Stored items
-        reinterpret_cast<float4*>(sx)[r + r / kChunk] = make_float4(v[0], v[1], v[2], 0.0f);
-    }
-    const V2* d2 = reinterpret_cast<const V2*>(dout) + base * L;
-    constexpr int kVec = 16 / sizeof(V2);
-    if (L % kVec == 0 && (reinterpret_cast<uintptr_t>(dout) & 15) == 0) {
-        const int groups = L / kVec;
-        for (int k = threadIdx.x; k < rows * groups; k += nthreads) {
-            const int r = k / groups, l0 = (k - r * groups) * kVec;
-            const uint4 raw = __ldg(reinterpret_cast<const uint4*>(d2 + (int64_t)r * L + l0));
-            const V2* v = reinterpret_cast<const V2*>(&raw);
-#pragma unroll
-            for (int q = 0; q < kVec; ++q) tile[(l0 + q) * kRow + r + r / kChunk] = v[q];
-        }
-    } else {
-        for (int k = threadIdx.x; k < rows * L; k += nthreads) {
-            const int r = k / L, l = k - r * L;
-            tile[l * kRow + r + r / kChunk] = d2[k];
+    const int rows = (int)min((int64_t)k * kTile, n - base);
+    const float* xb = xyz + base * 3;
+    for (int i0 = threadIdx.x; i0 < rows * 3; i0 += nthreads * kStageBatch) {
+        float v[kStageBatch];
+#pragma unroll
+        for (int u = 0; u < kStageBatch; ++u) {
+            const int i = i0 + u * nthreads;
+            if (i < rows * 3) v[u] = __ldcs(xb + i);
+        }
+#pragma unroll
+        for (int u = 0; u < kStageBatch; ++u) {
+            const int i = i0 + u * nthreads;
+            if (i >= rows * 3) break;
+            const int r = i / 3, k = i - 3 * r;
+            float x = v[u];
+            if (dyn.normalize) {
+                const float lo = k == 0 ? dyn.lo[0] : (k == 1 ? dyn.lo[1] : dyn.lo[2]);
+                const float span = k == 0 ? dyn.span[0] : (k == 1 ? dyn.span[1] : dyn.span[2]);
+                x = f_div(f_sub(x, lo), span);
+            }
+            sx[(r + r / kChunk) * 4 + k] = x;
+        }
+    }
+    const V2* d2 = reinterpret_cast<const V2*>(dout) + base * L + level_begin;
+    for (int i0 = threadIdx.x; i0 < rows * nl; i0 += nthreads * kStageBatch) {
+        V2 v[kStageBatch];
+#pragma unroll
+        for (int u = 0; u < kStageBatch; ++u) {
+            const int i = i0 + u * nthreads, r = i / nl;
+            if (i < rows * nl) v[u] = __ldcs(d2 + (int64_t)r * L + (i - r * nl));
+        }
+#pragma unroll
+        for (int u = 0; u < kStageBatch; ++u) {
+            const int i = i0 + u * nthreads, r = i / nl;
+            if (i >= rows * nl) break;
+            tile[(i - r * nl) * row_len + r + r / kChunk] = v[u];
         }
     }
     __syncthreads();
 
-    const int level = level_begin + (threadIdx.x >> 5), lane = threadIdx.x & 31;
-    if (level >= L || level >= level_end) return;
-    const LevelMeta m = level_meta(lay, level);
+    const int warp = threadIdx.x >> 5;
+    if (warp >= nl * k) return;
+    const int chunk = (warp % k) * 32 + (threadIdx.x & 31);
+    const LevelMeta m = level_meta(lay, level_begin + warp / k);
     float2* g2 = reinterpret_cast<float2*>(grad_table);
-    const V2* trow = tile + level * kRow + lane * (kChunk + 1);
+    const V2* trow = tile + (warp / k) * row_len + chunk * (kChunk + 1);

...

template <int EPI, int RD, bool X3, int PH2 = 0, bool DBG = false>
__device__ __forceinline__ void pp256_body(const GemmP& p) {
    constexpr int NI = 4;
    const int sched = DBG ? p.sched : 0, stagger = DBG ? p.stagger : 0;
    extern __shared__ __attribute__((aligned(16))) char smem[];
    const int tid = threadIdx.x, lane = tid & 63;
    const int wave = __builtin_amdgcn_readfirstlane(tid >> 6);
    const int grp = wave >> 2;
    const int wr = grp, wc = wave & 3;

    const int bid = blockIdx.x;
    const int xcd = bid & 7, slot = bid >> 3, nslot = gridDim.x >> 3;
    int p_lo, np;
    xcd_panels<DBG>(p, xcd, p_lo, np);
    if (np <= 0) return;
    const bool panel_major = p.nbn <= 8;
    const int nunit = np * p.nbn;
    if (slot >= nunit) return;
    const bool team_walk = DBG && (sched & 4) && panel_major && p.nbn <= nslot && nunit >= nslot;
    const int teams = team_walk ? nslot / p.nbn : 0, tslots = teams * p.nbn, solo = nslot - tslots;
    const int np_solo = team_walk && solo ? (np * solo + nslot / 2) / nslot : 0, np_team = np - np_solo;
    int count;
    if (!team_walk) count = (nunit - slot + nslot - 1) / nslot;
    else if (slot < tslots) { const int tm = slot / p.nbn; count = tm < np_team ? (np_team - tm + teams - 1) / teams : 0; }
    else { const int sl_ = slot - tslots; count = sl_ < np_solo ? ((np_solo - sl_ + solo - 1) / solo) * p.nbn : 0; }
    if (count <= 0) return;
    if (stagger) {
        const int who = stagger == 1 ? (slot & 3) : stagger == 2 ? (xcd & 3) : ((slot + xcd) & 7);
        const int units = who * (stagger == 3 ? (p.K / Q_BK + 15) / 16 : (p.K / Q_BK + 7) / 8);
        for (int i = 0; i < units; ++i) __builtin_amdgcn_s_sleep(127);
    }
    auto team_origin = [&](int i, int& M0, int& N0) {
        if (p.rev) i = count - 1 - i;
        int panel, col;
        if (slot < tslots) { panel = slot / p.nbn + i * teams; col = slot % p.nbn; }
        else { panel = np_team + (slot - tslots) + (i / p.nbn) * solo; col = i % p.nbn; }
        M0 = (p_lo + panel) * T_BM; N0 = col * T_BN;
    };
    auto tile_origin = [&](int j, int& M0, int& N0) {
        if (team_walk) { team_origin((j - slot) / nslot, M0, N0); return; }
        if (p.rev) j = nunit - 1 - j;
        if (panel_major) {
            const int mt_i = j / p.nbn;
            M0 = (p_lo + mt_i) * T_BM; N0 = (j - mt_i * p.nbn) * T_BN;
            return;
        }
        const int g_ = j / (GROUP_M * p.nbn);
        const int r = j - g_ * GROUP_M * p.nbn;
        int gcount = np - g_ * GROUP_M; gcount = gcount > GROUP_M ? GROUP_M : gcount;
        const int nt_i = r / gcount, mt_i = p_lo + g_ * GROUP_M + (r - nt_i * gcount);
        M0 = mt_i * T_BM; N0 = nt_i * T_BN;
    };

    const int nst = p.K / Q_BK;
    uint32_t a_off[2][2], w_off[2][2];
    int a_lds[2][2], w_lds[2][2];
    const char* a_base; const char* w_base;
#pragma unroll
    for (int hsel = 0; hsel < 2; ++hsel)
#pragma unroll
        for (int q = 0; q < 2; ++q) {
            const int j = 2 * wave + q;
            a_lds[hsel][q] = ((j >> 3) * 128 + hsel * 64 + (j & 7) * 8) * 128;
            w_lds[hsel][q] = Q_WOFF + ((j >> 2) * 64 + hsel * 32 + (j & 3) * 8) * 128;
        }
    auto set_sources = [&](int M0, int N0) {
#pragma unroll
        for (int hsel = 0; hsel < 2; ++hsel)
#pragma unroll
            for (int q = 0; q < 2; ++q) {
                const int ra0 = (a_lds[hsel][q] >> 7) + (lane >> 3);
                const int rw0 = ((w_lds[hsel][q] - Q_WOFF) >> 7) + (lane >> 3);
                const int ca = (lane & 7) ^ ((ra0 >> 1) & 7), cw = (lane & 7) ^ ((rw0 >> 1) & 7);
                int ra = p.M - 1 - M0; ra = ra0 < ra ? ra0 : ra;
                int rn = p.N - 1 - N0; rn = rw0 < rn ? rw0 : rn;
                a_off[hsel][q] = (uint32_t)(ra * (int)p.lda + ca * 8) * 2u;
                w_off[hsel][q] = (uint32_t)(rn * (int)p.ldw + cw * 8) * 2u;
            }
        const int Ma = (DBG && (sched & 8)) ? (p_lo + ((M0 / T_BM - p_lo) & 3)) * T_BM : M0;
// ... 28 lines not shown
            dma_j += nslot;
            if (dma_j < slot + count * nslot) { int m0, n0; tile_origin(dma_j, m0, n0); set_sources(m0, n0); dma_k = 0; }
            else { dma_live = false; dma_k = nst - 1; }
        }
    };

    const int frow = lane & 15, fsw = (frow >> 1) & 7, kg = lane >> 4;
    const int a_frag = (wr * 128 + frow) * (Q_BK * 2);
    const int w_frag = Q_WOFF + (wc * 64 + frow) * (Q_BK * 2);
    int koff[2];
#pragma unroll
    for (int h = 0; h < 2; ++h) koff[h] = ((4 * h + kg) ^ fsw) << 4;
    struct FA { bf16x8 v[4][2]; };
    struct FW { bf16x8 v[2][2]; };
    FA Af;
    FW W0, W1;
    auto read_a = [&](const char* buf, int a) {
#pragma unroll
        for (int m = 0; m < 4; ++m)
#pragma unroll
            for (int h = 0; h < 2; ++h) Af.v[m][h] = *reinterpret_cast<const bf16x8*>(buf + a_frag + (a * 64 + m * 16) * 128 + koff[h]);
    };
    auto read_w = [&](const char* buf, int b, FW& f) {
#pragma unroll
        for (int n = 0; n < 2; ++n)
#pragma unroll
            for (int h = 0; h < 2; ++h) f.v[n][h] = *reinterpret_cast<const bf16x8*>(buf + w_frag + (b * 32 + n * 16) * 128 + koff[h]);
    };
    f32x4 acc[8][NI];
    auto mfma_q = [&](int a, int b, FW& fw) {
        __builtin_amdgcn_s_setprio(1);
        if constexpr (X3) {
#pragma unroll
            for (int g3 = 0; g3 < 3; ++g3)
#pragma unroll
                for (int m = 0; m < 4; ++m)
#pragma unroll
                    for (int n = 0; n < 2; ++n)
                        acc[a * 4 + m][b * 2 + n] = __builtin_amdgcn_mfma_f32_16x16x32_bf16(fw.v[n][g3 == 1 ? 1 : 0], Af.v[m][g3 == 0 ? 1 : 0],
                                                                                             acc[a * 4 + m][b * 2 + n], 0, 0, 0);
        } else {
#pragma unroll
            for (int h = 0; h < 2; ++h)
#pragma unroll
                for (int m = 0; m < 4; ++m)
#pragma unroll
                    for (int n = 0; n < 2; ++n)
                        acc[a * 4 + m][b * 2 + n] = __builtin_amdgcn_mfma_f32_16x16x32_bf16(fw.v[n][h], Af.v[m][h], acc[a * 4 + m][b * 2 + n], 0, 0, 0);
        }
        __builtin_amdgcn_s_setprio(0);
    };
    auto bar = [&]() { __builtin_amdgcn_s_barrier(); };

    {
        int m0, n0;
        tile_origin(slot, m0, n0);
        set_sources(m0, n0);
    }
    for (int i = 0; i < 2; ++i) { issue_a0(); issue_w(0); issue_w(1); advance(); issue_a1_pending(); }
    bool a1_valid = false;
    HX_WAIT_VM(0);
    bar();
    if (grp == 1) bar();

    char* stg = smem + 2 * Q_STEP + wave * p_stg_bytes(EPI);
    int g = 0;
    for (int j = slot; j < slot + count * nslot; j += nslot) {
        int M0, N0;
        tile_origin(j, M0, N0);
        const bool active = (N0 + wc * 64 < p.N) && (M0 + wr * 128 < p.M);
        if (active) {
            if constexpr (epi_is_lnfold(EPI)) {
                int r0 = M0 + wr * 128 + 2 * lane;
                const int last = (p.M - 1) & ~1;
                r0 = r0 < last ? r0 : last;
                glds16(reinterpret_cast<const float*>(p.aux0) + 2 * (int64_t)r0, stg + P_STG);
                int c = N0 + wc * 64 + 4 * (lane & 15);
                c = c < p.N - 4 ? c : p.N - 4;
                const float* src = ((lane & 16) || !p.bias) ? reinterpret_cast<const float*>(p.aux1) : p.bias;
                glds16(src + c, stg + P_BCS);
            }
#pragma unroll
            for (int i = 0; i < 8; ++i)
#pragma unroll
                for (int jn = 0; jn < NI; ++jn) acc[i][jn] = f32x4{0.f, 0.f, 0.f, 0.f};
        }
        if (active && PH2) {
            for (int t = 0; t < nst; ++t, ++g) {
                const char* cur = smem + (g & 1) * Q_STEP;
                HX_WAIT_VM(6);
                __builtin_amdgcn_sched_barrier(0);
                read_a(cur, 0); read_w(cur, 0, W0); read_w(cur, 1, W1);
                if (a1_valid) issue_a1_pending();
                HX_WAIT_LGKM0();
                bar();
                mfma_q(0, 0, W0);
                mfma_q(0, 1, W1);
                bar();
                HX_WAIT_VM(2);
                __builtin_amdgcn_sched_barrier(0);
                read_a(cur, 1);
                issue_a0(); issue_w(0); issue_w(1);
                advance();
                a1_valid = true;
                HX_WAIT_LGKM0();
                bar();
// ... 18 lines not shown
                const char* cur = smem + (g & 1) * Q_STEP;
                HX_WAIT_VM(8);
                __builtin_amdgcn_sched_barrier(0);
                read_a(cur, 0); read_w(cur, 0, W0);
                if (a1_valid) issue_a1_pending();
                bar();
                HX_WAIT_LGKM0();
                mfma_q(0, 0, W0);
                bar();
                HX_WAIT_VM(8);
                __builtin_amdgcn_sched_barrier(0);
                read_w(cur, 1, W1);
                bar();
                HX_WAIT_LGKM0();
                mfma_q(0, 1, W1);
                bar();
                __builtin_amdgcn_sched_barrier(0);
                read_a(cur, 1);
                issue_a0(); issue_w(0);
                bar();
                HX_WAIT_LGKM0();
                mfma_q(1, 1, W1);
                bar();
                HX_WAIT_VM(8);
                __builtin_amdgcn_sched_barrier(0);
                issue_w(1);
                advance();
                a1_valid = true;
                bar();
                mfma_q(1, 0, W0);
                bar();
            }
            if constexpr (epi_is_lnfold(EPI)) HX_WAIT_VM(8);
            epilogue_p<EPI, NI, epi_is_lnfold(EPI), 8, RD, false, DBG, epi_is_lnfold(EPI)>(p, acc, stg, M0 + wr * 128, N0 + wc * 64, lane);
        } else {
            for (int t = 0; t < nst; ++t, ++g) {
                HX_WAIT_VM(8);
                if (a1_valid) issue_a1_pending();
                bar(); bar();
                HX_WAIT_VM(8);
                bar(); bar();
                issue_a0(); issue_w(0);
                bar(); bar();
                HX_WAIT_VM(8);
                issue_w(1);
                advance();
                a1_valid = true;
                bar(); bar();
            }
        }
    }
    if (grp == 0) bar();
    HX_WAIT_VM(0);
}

---

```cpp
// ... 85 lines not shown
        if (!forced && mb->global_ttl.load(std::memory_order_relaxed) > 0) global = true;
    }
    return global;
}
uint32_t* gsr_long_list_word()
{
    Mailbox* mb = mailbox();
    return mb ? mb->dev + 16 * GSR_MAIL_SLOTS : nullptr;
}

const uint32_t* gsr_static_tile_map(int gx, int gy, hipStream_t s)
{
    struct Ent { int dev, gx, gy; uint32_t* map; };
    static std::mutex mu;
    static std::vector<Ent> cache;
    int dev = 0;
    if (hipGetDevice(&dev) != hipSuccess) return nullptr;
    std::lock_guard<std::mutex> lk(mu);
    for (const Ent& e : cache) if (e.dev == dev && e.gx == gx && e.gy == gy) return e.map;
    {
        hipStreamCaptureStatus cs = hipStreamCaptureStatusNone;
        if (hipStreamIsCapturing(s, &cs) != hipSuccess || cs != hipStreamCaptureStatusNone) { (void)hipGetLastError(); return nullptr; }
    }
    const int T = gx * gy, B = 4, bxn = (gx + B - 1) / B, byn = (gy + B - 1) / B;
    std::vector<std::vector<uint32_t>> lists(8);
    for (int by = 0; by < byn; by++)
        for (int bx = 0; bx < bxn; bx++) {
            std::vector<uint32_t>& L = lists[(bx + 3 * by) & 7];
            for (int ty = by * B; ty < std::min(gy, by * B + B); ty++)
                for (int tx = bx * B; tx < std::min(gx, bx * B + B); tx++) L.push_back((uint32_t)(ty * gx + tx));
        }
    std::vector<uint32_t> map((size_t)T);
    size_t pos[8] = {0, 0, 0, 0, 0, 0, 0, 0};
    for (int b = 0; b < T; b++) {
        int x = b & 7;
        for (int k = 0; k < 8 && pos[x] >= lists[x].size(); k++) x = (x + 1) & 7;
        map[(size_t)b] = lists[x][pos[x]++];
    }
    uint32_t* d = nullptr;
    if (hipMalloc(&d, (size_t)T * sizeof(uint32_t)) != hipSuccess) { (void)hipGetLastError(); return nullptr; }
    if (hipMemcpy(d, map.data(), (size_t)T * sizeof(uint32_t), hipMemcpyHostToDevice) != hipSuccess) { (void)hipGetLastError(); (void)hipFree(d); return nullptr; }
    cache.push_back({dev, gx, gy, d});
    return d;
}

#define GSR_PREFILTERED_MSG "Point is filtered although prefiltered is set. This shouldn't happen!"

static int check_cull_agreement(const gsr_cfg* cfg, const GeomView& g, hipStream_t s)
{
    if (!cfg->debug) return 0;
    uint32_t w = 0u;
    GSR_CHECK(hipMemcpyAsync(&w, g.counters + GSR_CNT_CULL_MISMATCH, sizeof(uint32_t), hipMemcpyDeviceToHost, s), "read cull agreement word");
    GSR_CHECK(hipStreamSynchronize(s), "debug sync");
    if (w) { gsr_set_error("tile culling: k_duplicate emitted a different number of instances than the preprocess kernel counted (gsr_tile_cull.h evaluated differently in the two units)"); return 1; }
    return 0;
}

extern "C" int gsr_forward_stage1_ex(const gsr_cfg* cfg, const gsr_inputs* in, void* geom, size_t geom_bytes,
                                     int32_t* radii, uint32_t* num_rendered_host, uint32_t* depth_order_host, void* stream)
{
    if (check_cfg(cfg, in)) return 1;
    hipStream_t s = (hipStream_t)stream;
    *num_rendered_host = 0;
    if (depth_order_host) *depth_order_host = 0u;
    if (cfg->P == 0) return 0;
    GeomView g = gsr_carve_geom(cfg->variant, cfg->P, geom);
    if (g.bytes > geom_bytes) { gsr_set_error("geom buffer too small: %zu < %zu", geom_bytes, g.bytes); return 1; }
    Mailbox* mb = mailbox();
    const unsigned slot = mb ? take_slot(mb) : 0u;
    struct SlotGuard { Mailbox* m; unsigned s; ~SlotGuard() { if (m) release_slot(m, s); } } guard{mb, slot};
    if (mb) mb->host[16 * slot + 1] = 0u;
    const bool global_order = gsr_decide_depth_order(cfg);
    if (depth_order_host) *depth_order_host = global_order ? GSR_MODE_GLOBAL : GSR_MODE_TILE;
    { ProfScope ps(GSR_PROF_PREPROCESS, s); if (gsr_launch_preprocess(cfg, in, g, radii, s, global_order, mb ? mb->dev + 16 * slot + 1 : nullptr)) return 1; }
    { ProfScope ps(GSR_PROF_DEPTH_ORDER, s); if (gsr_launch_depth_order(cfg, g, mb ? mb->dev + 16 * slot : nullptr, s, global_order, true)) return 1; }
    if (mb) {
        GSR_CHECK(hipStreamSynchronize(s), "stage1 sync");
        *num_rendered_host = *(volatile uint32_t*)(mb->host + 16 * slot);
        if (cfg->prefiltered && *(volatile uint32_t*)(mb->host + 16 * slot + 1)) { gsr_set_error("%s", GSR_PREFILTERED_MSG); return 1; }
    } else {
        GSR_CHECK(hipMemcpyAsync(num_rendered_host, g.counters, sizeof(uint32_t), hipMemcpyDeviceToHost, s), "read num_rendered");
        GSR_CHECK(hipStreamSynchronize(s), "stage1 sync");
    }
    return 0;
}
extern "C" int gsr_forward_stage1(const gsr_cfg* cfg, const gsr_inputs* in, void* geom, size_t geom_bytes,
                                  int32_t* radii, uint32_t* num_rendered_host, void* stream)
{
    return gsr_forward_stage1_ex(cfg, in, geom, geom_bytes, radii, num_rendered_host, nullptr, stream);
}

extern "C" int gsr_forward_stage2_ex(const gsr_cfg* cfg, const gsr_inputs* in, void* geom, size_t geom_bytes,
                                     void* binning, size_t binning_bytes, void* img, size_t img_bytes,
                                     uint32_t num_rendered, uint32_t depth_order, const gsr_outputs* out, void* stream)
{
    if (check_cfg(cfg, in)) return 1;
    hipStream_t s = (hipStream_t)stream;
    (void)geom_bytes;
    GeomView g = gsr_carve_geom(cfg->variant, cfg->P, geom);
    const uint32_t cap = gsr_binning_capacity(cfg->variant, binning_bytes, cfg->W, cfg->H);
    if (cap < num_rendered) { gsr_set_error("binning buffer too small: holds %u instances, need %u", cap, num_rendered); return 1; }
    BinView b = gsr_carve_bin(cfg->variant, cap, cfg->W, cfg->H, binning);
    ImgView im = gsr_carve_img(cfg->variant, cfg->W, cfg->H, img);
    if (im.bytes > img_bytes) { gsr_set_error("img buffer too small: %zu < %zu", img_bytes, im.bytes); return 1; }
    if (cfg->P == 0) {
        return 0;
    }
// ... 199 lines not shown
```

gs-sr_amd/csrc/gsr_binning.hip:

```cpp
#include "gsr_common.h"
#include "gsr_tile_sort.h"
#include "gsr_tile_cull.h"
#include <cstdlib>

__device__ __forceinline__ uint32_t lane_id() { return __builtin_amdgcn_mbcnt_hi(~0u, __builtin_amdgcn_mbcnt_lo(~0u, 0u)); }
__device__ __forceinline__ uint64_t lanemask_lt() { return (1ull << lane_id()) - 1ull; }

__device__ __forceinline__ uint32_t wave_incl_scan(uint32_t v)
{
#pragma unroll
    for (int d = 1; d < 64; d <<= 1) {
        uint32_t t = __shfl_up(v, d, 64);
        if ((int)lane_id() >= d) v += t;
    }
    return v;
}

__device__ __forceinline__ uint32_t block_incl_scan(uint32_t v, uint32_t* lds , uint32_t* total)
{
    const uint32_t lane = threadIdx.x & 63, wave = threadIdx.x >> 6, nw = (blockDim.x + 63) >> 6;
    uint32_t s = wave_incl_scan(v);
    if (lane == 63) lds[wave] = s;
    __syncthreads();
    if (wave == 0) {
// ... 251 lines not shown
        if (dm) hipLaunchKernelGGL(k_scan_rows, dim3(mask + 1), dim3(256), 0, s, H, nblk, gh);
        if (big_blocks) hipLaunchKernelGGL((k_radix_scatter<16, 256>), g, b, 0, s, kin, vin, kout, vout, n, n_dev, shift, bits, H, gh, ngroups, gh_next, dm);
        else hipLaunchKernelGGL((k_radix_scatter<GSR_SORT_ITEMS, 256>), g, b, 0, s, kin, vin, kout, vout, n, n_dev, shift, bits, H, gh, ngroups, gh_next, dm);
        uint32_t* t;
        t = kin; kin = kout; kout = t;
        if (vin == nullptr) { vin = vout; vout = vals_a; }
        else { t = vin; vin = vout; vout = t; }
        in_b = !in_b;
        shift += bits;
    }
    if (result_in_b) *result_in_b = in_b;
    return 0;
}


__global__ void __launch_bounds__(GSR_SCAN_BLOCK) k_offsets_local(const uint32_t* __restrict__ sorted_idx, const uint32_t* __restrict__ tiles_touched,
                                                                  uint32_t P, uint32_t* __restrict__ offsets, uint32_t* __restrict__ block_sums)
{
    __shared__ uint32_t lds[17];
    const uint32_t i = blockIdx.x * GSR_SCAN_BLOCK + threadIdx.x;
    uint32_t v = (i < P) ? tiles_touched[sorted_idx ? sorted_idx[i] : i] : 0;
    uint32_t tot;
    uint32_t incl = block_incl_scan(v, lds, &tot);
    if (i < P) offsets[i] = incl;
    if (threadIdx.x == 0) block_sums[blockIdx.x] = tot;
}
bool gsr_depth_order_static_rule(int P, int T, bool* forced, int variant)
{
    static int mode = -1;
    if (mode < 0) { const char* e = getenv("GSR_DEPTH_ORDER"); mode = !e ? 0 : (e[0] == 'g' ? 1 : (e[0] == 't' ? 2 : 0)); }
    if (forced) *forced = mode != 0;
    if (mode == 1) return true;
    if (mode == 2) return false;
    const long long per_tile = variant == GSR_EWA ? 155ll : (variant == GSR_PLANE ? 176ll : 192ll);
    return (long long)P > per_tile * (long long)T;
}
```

▸ **Your goal**:
Write out, from the lines above, only those from the line with "v[1], v[2], 0.0f);" to the line with "dyn.lo[1] : dyn.lo[2]);", exactly as given, including the first and the last.

▸ **Result of this task**:
-        reinterpret_cast<float4*>(sx)[r + r / kChunk] = make_float4(v[0], v[1], v[2], 0.0f);
-    }
-    const V2* d2 = reinterpret_cast<const V2*>(dout) + base * L;
-    constexpr int kVec = 16 / sizeof(V2);
-    if (L % kVec == 0 && (reinterpret_cast<uintptr_t>(dout) & 15) == 0) {
-        const int groups = L / kVec;
-        for (int k = threadIdx.x; k < rows * groups; k += nthreads) {
-            const int r = k / groups, l0 = (k - r * groups) * kVec;
-            const uint4 raw = __ldg(reinterpret_cast<const uint4*>(d2 + (int64_t)r * L + l0));
-            const V2* v = reinterpret_cast<const V2*>(&raw);
-#pragma unroll
-            for (int q = 0; q < kVec; ++q) tile[(l0 + q) * kRow + r + r / kChunk] = v[q];
-        }
-    } else {
-        for (int k = threadIdx.x; k < rows * L; k += nthreads) {
-            const int r = k / L, l = k - r * L;
-            tile[l * kRow + r + r / kChunk] = d2[k];
+    const int rows = (int)min((int64_t)k * kTile, n - base);
+    const float* xb = xyz + base * 3;
+    for (int i0 = threadIdx.x; i0 < rows * 3; i0 += nthreads * kStageBatch) {
+        float v[kStageBatch];
+#pragma unroll
+        for (int u = 0; u < kStageBatch; ++u) {
+            const int i = i0 + u * nthreads;
+            if (i < rows * 3) v[u] = __ldcs(xb + i);
+        }
+#pragma unroll
+        for (int u = 0; u < kStageBatch; ++u) {
+            const int i = i0 + u * nthreads;
+            if (i >= rows * 3) break;
+            const int r = i / 3, k = i - 3 * r;
+            float x = v[u];
+            if (dyn.normalize) {
+                const float lo = k == 0 ? dyn.lo[0] : (k == 1 ? dyn.lo[1] : dyn.lo[2]);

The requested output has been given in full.